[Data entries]
+ + + + +

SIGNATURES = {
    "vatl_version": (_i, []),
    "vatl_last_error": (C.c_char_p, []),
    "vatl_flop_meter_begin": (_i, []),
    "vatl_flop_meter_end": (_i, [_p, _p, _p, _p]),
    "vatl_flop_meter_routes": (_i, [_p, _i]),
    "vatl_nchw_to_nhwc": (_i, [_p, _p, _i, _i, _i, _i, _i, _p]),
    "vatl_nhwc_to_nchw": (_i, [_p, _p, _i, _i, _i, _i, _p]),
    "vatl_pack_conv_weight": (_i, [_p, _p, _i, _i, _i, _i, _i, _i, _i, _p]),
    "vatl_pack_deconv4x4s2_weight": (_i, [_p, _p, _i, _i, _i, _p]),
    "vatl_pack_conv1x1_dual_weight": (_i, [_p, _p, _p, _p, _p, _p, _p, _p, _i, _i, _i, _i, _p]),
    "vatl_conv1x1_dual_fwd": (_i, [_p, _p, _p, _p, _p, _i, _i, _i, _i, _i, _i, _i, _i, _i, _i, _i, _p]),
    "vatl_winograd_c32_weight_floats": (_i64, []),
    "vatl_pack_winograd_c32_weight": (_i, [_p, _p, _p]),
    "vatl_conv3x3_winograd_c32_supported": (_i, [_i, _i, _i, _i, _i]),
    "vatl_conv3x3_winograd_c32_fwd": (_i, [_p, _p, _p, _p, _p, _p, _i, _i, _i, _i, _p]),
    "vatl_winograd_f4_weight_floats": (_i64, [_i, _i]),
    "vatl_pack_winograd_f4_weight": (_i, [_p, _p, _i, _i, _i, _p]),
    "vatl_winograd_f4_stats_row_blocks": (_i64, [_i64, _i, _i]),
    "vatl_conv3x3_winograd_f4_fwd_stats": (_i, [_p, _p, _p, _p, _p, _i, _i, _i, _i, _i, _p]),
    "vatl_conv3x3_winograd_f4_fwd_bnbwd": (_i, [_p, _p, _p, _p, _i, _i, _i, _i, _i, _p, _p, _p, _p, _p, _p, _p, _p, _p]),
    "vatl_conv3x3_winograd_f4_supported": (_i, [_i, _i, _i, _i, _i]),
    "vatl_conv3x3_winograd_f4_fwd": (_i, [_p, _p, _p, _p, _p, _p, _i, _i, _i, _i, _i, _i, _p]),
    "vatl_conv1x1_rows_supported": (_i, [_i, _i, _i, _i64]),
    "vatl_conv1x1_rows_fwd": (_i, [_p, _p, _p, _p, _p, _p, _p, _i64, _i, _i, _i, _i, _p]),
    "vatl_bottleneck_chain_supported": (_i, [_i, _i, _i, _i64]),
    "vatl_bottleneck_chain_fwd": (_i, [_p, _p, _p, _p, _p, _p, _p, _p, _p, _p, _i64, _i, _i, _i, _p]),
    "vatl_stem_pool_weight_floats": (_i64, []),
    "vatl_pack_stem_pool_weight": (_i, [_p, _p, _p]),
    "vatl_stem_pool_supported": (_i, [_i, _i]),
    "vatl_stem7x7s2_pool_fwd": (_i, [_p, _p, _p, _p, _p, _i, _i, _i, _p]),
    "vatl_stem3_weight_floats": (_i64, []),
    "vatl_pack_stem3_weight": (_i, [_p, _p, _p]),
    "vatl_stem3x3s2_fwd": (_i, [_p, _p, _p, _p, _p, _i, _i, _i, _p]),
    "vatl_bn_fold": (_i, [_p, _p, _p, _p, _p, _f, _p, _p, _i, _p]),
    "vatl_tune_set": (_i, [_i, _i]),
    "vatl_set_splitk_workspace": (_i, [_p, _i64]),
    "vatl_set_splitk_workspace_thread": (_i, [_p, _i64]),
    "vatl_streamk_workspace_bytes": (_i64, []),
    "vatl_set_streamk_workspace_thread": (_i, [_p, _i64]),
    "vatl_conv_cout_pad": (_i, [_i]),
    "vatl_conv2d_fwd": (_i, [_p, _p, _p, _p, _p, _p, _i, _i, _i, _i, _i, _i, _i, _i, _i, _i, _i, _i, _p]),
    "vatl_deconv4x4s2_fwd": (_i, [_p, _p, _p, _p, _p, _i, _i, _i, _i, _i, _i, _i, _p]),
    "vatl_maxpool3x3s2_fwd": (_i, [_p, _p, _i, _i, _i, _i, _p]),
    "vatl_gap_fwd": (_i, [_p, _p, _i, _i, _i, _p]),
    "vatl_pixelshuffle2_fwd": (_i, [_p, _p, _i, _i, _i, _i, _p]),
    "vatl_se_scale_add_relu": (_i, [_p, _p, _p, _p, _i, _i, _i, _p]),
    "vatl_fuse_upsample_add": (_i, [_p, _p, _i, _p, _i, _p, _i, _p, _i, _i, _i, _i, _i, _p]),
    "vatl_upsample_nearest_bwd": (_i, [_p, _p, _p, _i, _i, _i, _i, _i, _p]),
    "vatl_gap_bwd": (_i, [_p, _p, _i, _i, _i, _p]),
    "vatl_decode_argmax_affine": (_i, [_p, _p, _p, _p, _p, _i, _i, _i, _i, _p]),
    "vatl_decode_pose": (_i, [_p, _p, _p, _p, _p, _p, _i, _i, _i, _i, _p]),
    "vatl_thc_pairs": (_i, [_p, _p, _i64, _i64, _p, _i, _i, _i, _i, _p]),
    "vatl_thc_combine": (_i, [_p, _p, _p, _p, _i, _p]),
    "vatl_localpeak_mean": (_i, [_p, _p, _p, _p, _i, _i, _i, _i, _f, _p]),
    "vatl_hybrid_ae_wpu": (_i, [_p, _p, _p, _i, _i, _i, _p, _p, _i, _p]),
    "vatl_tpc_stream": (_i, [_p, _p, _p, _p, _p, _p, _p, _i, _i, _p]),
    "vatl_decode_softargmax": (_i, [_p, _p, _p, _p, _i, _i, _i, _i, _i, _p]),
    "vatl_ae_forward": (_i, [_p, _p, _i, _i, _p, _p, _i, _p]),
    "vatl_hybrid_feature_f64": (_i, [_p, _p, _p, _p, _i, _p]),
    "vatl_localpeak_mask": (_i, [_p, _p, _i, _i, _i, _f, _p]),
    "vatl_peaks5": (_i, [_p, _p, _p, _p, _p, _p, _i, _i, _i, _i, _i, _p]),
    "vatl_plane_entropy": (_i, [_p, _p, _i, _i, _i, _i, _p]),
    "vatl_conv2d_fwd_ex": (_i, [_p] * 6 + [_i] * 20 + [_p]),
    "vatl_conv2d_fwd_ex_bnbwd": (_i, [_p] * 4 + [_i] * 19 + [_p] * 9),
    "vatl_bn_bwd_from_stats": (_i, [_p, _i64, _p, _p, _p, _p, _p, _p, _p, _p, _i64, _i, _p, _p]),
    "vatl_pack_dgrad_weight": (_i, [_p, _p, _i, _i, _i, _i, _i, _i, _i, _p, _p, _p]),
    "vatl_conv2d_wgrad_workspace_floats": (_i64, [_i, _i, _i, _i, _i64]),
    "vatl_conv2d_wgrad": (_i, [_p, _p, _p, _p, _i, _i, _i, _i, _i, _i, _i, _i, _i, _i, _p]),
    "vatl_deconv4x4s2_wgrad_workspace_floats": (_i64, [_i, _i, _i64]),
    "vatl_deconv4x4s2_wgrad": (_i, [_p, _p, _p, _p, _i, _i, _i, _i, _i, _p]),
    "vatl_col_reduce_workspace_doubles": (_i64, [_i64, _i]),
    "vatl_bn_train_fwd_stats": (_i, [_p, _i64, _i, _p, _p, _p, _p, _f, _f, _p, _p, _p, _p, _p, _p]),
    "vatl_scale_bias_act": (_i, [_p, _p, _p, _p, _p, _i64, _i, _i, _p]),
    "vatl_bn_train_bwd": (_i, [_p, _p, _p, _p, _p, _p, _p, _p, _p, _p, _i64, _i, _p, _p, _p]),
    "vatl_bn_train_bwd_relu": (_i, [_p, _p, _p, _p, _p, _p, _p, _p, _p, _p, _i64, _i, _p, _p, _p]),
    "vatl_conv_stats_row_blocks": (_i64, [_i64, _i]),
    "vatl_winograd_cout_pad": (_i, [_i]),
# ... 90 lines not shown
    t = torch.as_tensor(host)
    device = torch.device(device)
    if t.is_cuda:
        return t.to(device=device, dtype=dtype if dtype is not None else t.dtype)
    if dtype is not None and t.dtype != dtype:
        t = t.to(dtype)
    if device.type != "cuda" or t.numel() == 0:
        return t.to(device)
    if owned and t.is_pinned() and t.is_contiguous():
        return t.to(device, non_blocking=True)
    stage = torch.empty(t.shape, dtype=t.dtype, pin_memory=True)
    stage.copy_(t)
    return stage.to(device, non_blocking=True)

+ + + + +

*ACTIVITY:*
For every line above that holds the string "torch", add one to a count; give that count alone.

*RESPONSE TO THIS EXERCISE:*
3